Speculation suggests that Mehta first bought himself citizenship — where else but in the Caribbean state of Saint Kitts and Nevis — and then migrated to Dubai.

Ila Technologies, a company that makes lab-grown diamonds, is based in Dubai and run by his son Vishal Mehta.

Veteran gems and jewellery industry executive Anil Prabhakar, who worked with Su-Raj briefly, said he had joined the company because it was one of the first to get listed on the stock market.

Mehta was well regarded at the time and his core competence was finance, which is why he was heading the committee on finance in the Gems and Jewellery Export Promotion Council, said Prabhakar, adding that “in addition to diamonds, Su-Raj was solidly clued in on gold as well”.
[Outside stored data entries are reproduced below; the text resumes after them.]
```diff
@@ -41,32 +76,45 @@
   float* ks_lds = reinterpret_cast<float*>(rowoff + TKV);
   float* vs_lds = ks_lds + TKV;
 
-  for (int i = tid; i < GQA * 128; i += NTHREADS) {
-    const int g = i >> 7, d = i & 127;
-    const bf16_t* qp = q + (int64_t)b * q_tstride + (g_kv * GQA + g) * 128;
-    q_lds[i] = bf16_to_f32(((const short*)qp)[d]) * scale;
+  const int* bt = block_tables + (int64_t)b * max_blocks;
+  auto stage_rowoff = [&](int tile, int nkeys) {
+    if (tid < nkeys) {
+      const int gk = tile + tid;
+      const int64_t off = (((int64_t)bt[gk / block_size] * num_kv_heads + g_kv) * block_size +
+                           (gk % block_size)) * 128;
+      rowoff[tid] = off;
+      if constexpr (FP8) {
+        ks_lds[tid] = k_scale[off >> 7];
+        vs_lds[tid] = v_scale[off >> 7];
+      }
+    }
+  };
+
+  {
+    const short* qrow =
+        reinterpret_cast<const short*>(q) + (int64_t)b * q_tstride + g_kv * GQA * 128;
+    const bool q_vec = (reinterpret_cast<uintptr_t>(qrow) & 15) == 0;
+    bf16x8_vec qv = {};
+    if (q_vec && tid < GQA * 16) qv = reinterpret_cast<const bf16x8_vec*>(qrow)[tid];
+    stage_rowoff(c0, min(TKV, c1 - c0));
+    if (q_vec) {
+      if (tid < GQA * 16) {
+#pragma unroll
+        for (int j = 0; j < 8; ++j) q_lds[tid * 8 + j] = bf16_to_f32(qv[j]) * scale;
+      }
+    } else {
+      for (int i = tid; i < GQA * 128; i += NTHREADS) q_lds[i] = bf16_to_f32(qrow[i]) * scale;
+    }
   }
   if (tid < 8) { mstate[tid] = -INFINITY; lstate[tid] = 0.0f; }
-  __syncthreads();
 
   float o_part[GQA][2];
 #pragma unroll
   for (int g = 0; g < GQA; ++g) { o_part[g][0] = 0.f; o_part[g][1] = 0.f; }
-
-  const int* bt = block_tables + (int64_t)b * max_blocks;
 
   for (int tile = c0; tile < c1; tile += TKV) {
     const int nkeys = min(TKV, c1 - tile);
-    for (int i = tid; i < nkeys; i += NTHREADS) {
-      const int gk = tile + i;
-      const int64_t off = (((int64_t)bt[gk / block_size] * num_kv_heads + g_kv) * block_size +
-                           (gk % block_size)) * 128;
-      rowoff[i] = off;
-      if constexpr (FP8) {
-        ks_lds[i] = k_scale[off >> 7];
-        vs_lds[i] = v_scale[off >> 7];
-      }
-    }
+    if (tile != c0) stage_rowoff(tile, nkeys);
     __syncthreads();
 
     {
@@ -102,8 +150,7 @@
             float acc = 0.f;
 #pragma unroll
             for (int j = 0; j < ELEMS; ++j) acc += af[j] * qg[j];
-#pragma unroll
-            for (int off = KLANES / 2; off > 0; off >>= 1) acc += __shfl_xor(acc, off);
+            acc = quad_sum(acc);
             if (kl == 0) s_lds[g * TKV + key] = FP8 ? acc * ks_lds[key] : acc;
           }
         }
@@ -138,59 +185,62 @@
     __syncthreads();
 
     {
-      const int kpart = tid >> 6;
-      const int d0 = (tid & 63) * 2;
 #pragma unroll
       for (int g = 0; g < GQA; ++g) {
         const float alpha = alpha_lds[g];
         o_part[g][0] *= alpha;
         o_part[g][1] *= alpha;
       }
+      const int kpart = __builtin_amdgcn_readfirstlane(tid >> 6);
+      const int d0 = (tid & 63) * 2;
       const int nk4 = (nkeys + 3) >> 2;
       const int kbeg = kpart * nk4;
       const int kend = min(nkeys, kbeg + nk4);
-      int key = kbeg;
-      for (; key + 4 <= kend; key += 4) {
-        uint32_t pairs[4];
-#pragma unroll
-        for (int u = 0; u < 4; ++u) {
+      auto load_v = [&](uint32_t (&dst)[V_GROUP], int key) {
+#pragma unroll
+        for (int u = 0; u < V_GROUP; ++u) {
+          const int64_t off = rowoff[min(key + u, kend - 1)];
           if constexpr (FP8)
-            pairs[u] = *reinterpret_cast<const unsigned short*>(v_cache + rowoff[key + u] + d0);
+            dst[u] = *reinterpret_cast<const unsigned short*>(v_cache + off + d0);
           else
-            pairs[u] = *reinterpret_cast<const uint32_t*>(v_cache + 2 * (rowoff[key + u] + d0));
-        }
-#pragma unroll
-        for (int u = 0; u < 4; ++u) {
-          const float vs = FP8 ? vs_lds[key + u] : 1.0f;
-          const float v0 = vs * (FP8 ? fp8_to_f32((unsigned char)(pairs[u] & 0xff))
-                                     : bf16_to_f32((short)(pairs[u] & 0xffff)));
-          const float v1 = vs * (FP8 ? fp8_to_f32((unsigned char)((pairs[u] >> 8) & 0xff))
-                                     : bf16_to_f32((short)(pairs[u] >> 16)));
-#pragma unroll
-          for (int g = 0; g < GQA; ++g) {
-            const float p = s_lds[g * TKV + key + u];
-            o_part[g][0] += p * v0;
-            o_part[g][1] += p * v1;
+            dst[u] = *reinterpret_cast<const uint32_t*>(v_cache + 2 * (off + d0));
+        }
+      };
+      auto fma_v = [&](auto full, const uint32_t (&pairs)[V_GROUP], int key) {
+#pragma unroll
+        for (int u = 0; u < V_GROUP; ++u) {
+          if (decltype(full)::value || key + u < kend) {
+            const bool blk4 = decltype(full)::value || key + (u | 3) < kend;
+            const float vs = FP8 ? vs_lds[key + u] : 1.0f;
+            const float v0 = vs * (FP8 ? fp8_to_f32((unsigned char)(pairs[u] & 0xff))
+                                       : bf16_to_f32((short)(pairs[u] & 0xffff)));
+            const float v1 = vs * (FP8 ? fp8_to_f32((unsigned char)((pairs[u] >> 8) & 0xff))
+                                       : bf16_to_f32((short)(pairs[u] >> 16)));
+#pragma unroll
+            for (int g = 0; g < GQA; ++g) {
+              const float p = s_lds[g * TKV + key + u];
+              if (g == GQA - 1 && blk4) {
+                o_part[g][0] = mul_then_add(p, v0, o_part[g][0]);
+                o_part[g][1] = mul_then_add(p, v1, o_part[g][1]);
+              } else {
+                o_part[g][0] = __builtin_fmaf(p, v0, o_part[g][0]);
+                o_part[g][1] = __builtin_fmaf(p, v1, o_part[g][1]);
+              }
+            }
           }
         }
-      }
-      for (; key < kend; ++key) {
-        uint32_t pair;
-        if constexpr (FP8)
-          pair = *reinterpret_cast<const unsigned short*>(v_cache + rowoff[key] + d0);
-        else
-          pair = *reinterpret_cast<const uint32_t*>(v_cache + 2 * (rowoff[key] + d0));
-        const float vs = FP8 ? vs_lds[key] : 1.0f;
-        const float v0 = vs * (FP8 ? fp8_to_f32((unsigned char)(pair & 0xff))
-                                   : bf16_to_f32((short)(pair & 0xffff)));
-        const float v1 = vs * (FP8 ? fp8_to_f32((unsigned char)((pair >> 8) & 0xff))
-                                   : bf16_to_f32((short)(pair >> 16)));
-#pragma unroll
-        for (int g = 0; g < GQA; ++g) {
-          const float p = s_lds[g * TKV + key];
-          o_part[g][0] += p * v0;
-          o_part[g][1] += p * v1;
-        }
+      };
+      if (kbeg < kend) {
+        uint32_t vcur[V_GROUP], vnxt[V_GROUP];
+        load_v(vcur, kbeg);
+        int key = kbeg;
+        for (; key + V_GROUP < kend; key += V_GROUP) {
+          load_v(vnxt, key + V_GROUP);
+          fma_v(std::true_type{}, vcur, key);
+#pragma unroll
+          for (int u = 0; u < V_GROUP; ++u) vcur[u] = vnxt[u];
+        }
+        fma_v(std::false_type{}, vcur, key);
       }
     }
     __syncthreads();
```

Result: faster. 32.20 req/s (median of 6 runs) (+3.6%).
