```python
SIGNATURES = {
    "sdy_version": (C.c_int, []),
    "sdy_error_string": (C.c_char_p, [C.c_int]),
    "sdy_abi_check": (C.c_int, [C.POINTER(C.c_size_t), C.c_int]),
    "sdy_abi_sizes": (C.c_int, [C.POINTER(C.c_size_t), C.c_int]),
    "sdy_sht_tables_host": (C.c_int, [C.c_int, C.c_int, C.c_int, C.c_int, C.c_int, C.c_void_p, C.c_void_p, C.c_void_p]),
    "sdy_sht_plan_create": (C.c_int, [C.c_int, C.c_int, C.c_int, C.c_int, C.c_int, C.POINTER(C.c_void_p)]),
    "sdy_sht_plan_create_ex": (C.c_int, [C.c_int, C.c_int, C.c_int, C.c_int, C.c_int, C.c_int, C.POINTER(C.c_void_p)]),
    "sdy_sht_plan_destroy": (None, [C.c_void_p]),
    "sdy_sht_plan_dims": (C.c_int, [C.c_void_p, C.POINTER(C.c_int * 6)]),
    "sdy_sht_plan_kernels": (C.c_int, [C.c_void_p, C.POINTER(C.c_int * 2)]),
    "sdy_sht_workspace_floats": (C.c_size_t, [C.c_void_p, C.c_int, C.c_int]),
    "sdy_sht_forward": (C.c_int, [C.c_void_p, C.c_void_p, C.c_void_p, C.c_int, C.c_int, C.c_void_p, C.c_size_t, C.c_void_p]),
    "sdy_sht_inverse": (C.c_int, [C.c_void_p, C.c_void_p, C.c_void_p, C.c_int, C.c_int, C.c_void_p, C.c_size_t, C.c_void_p]),
    "sdy_rfft_lon": (C.c_int, [C.c_void_p, C.c_void_p, C.c_void_p, C.c_void_p, C.c_void_p, C.c_void_p, C.c_int, C.c_int, C.c_void_p]),
    "sdy_legendre_fwd": (C.c_int, [C.c_void_p, C.c_void_p, C.c_void_p, C.c_int, C.c_int, C.c_void_p]),
    "sdy_legendre_inv": (C.c_int, [C.c_void_p, C.c_void_p, C.c_void_p, C.c_int, C.c_int, C.c_void_p]),
    "sdy_irfft_lon": (C.c_int, [C.c_void_p, C.c_void_p, C.c_void_p, C.c_void_p, C.c_int, C.c_int, C.c_void_p]),
    "sdy_irfft_lon_act": (C.c_int, [C.c_void_p, C.c_void_p, C.c_void_p, C.c_void_p, C.c_long, C.c_void_p, C.c_int, C.c_int,
                                    C.c_void_p]),
    "sdy_instnorm_from_partials": (C.c_int, [C.c_void_p, C.c_int, C.c_int, C.c_int, C.c_int, C.c_void_p, C.c_void_p, C.c_float,
                                             C.c_void_p, C.c_void_p, C.c_void_p]),
    "sdy_gelu_stats": (C.c_int, [C.c_void_p, C.c_long, C.c_void_p, C.c_long, C.c_int, C.c_void_p, C.c_int, C.c_int, C.c_int,
                                 C.c_void_p]),
    "sdy_affine_copy_stats": (C.c_int, [C.c_void_p, C.c_long, C.c_void_p, C.c_void_p, C.c_void_p, C.c_long, C.c_void_p, C.c_int,
                                        C.c_int, C.c_void_p, C.c_int, C.c_int, C.c_void_p]),
    "sdy_dhconv_pack_weight": (C.c_int, [C.c_void_p, C.c_int, C.c_int, C.c_int, C.c_void_p, C.c_void_p]),
    "sdy_dhconv": (C.c_int, [C.c_void_p, C.c_void_p, C.c_void_p, C.c_int, C.c_int, C.c_int, C.c_int, C.c_int, C.c_void_p]),
    "sdy_dhconv_h3_pack_bytes": (C.c_size_t, [C.c_int, C.c_int, C.c_int]),
    "sdy_dhconv_h3_pack_weight": (C.c_int, [C.c_void_p, C.c_int, C.c_int, C.c_int, C.c_void_p, C.POINTER(C.c_float)]),
    "sdy_dhconv_h3": (C.c_int, [C.c_void_p, C.c_void_p, C.c_float, C.c_void_p, C.c_int, C.c_int, C.c_int, C.c_int, C.c_int,
                                C.c_void_p]),
    "sdy_dhconv_frag_supported": (C.c_int, [C.c_int, C.c_int]),
    "sdy_dhconv_frag_pack_bytes": (C.c_size_t, [C.c_int]),
    "sdy_dhconv_frag_pack": (C.c_int, [C.c_void_p, C.c_int, C.c_void_p, C.POINTER(C.c_float)]),
    "sdy_dhconv_frag": (C.c_int, [C.c_void_p, C.c_void_p, C.c_float, C.c_void_p, C.c_int, C.c_int, C.c_int, C.c_void_p]),
    "sdy_instnorm_coeffs": (C.c_int, [C.c_void_p, C.c_int, C.c_int, C.c_int, C.c_void_p, C.c_void_p, C.c_void_p, C.c_long,
                                      C.c_float, C.c_void_p, C.c_void_p, C.c_void_p]),
    "sdy_conv1x1": (C.c_int, [C.POINTER(SdyConvArgs), C.c_void_p]),
    "sdy_ensemble_metrics": (C.c_int, [C.c_void_p, C.c_void_p, C.c_void_p, C.c_int, C.c_long, C.c_int, C.c_int, C.c_void_p,
                                       C.c_void_p]),
    "sdy_instnorm_from_stats": (C.c_int, [C.c_void_p, C.c_int, C.c_int, C.c_int, C.c_void_p, C.c_void_p, C.c_void_p,
                                          C.c_long, C.c_float, C.c_void_p, C.c_void_p, C.c_void_p]),
# ... 155 lines not shown
```

### spherical-dyffusion_amd/csrc/capi.hip

```cpp
#include <cmath>
#include <cstdio>
#include <cstdlib>
#include <cstring>
#include <mutex>
#include <string>
#include <vector>

#include "common.h"
#include "fft.h"
#include "pointwise.h"

static inline int round_up(int v, int m) { return (v + m - 1) / m * m; }
static inline size_t round_up_sz(size_t v, size_t m) { return (v + m - 1) / m * m; }

template <class F>
static float h3_pack_host(std::vector<_Float16>& buf, int nb, int rows, int K, int rows_pad, int Kpad, F value) {
  float mx = 0.f;
  for (int b = 0; b < nb; ++b)
    for (int r = 0; r < rows; ++r)
      for (int k = 0; k < K; ++k) mx = std::fmax(mx, std::fabs(value(b, r, k)));
  const float s = sdy_h3_scale(mx);
  const size_t plane = (size_t)nb * rows_pad * Kpad;
  buf.assign(2 * plane, (_Float16)0.0f);
  for (int b = 0; b < nb; ++b)
// ... 449 lines not shown

extern "C" int sdy_affine_copy_stats(const float* x, long x_bstride, const float* a, const float* d, float* out,
                                     long out_bstride, double* stats, int C, int HW, const unsigned char* rows, int n_rows,
                                     int src_row0, void* stream) {
  if (!x || !out || !rows || (a == nullptr) != (d == nullptr) || C <= 0 || HW <= 0 || n_rows <= 0 || n_rows > SDY_MAP_MAX ||
      x_bstride < 0 || out_bstride < 0)
    return SDY_ERR_ARG;
  if ((HW & 3) || (x_bstride & 3) || (out_bstride & 3) || !fft_aligned16(x) || !fft_aligned16(out) || !fft_aligned16(stats))
    return SDY_ERR_ALIGN;
  return sdy_affine_copy_stats_launch(x, x_bstride, a, d, out, out_bstride, stats, C, HW, rows, n_rows, (hipStream_t)stream,
                                      src_row0 >= 0 ? src_row0 : -1);
}

extern "C" int sdy_irfft_lon_act(const sdy_sht_plan* p, const float* Yf, const float* bias, float* zt, long zt_bstride,
                                 double* part, int B, int C, void* stream) {
  if (!p || !Yf || !zt || !part || B <= 0 || C <= 0 || zt_bstride < 0) return SDY_ERR_ARG;
  if (C % 4 != 0 || (zt_bstride & 3) || !fft_aligned16(Yf) || !fft_aligned16(zt) || !fft_aligned16(part)) return SDY_ERR_ALIGN;
  if (!(p->fft.fft360 && p->fft.n == 180) || C % 16 != 0) return SDY_ERR_UNSUPPORTED;
  if (!tiled_stride_ok(zt_bstride, C, p->nlat * p->nlon)) return SDY_ERR_ARG;
  return sdy_fft360_launch_inv(p->fft, Yf, bias, nullptr, B, C, p->nlat, p->mtr, 0, nullptr, (hipStream_t)stream, zt, zt_bstride,
                               part);
}
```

During his job interview, Prabhakar remembered the suave CEO asking many questions about Carbon, which was a local jewellery company that was a pioneer in branded diamond jewellery even before Mehul Choksi’s Gili made its presence.

Mehta eventually bought out Carbon. He was not just a diamond merchant. He was an integrated jewellery manufacturer.

The company had a tie-up with the Ahmedabad-based jewellery retailer Forever Precious.

Culturally, Su-raj Diamonds was driven by tight authoritarian controls, with a manufacturing unit in the Bengaluru export processing zone and headquarters at Opera House in Mumbai.

The place was run like a prison, said Prabhakar.

“One had to make gate passes, and required multiple levels of permissions to be able to go to and fro for even simple things like a lunch trip, and even that was only allowed at certain times. Workers couldn’t eat at the same time as managers and so on,” he said.

“It was not a transparent organisation.”

Prabhakar said he was very surprised when he learned about the scam and fraud because he never expected Mehta to be that sort of jeweller.

Even as the rumours swirled, the complaints piled up.

In 2014, Winsome issued a press release saying allegations against it were based on a report prepared by corporate risk advisory firm Kroll, which was allegedly paid off by one of the foreign lenders.

That report supposedly was made available to the media to carry out a damaging campaign. Even so, trading in the stock was suspended in 2017.

Either way what is known, according to long-distance statements issued by Mehta, is that Winsome had accepted a corporate debt restructuring programme (CDR) but a change in RBI regulations for CDR settlement caused the process to stall.

But if those revelations suggest that Winsome was open to a debt restructuring programme, it is unclear still why Mehta has been absconding since at least 2012.

No doubt, Mehta’s flight has inspired Nirav Modi and his uncle.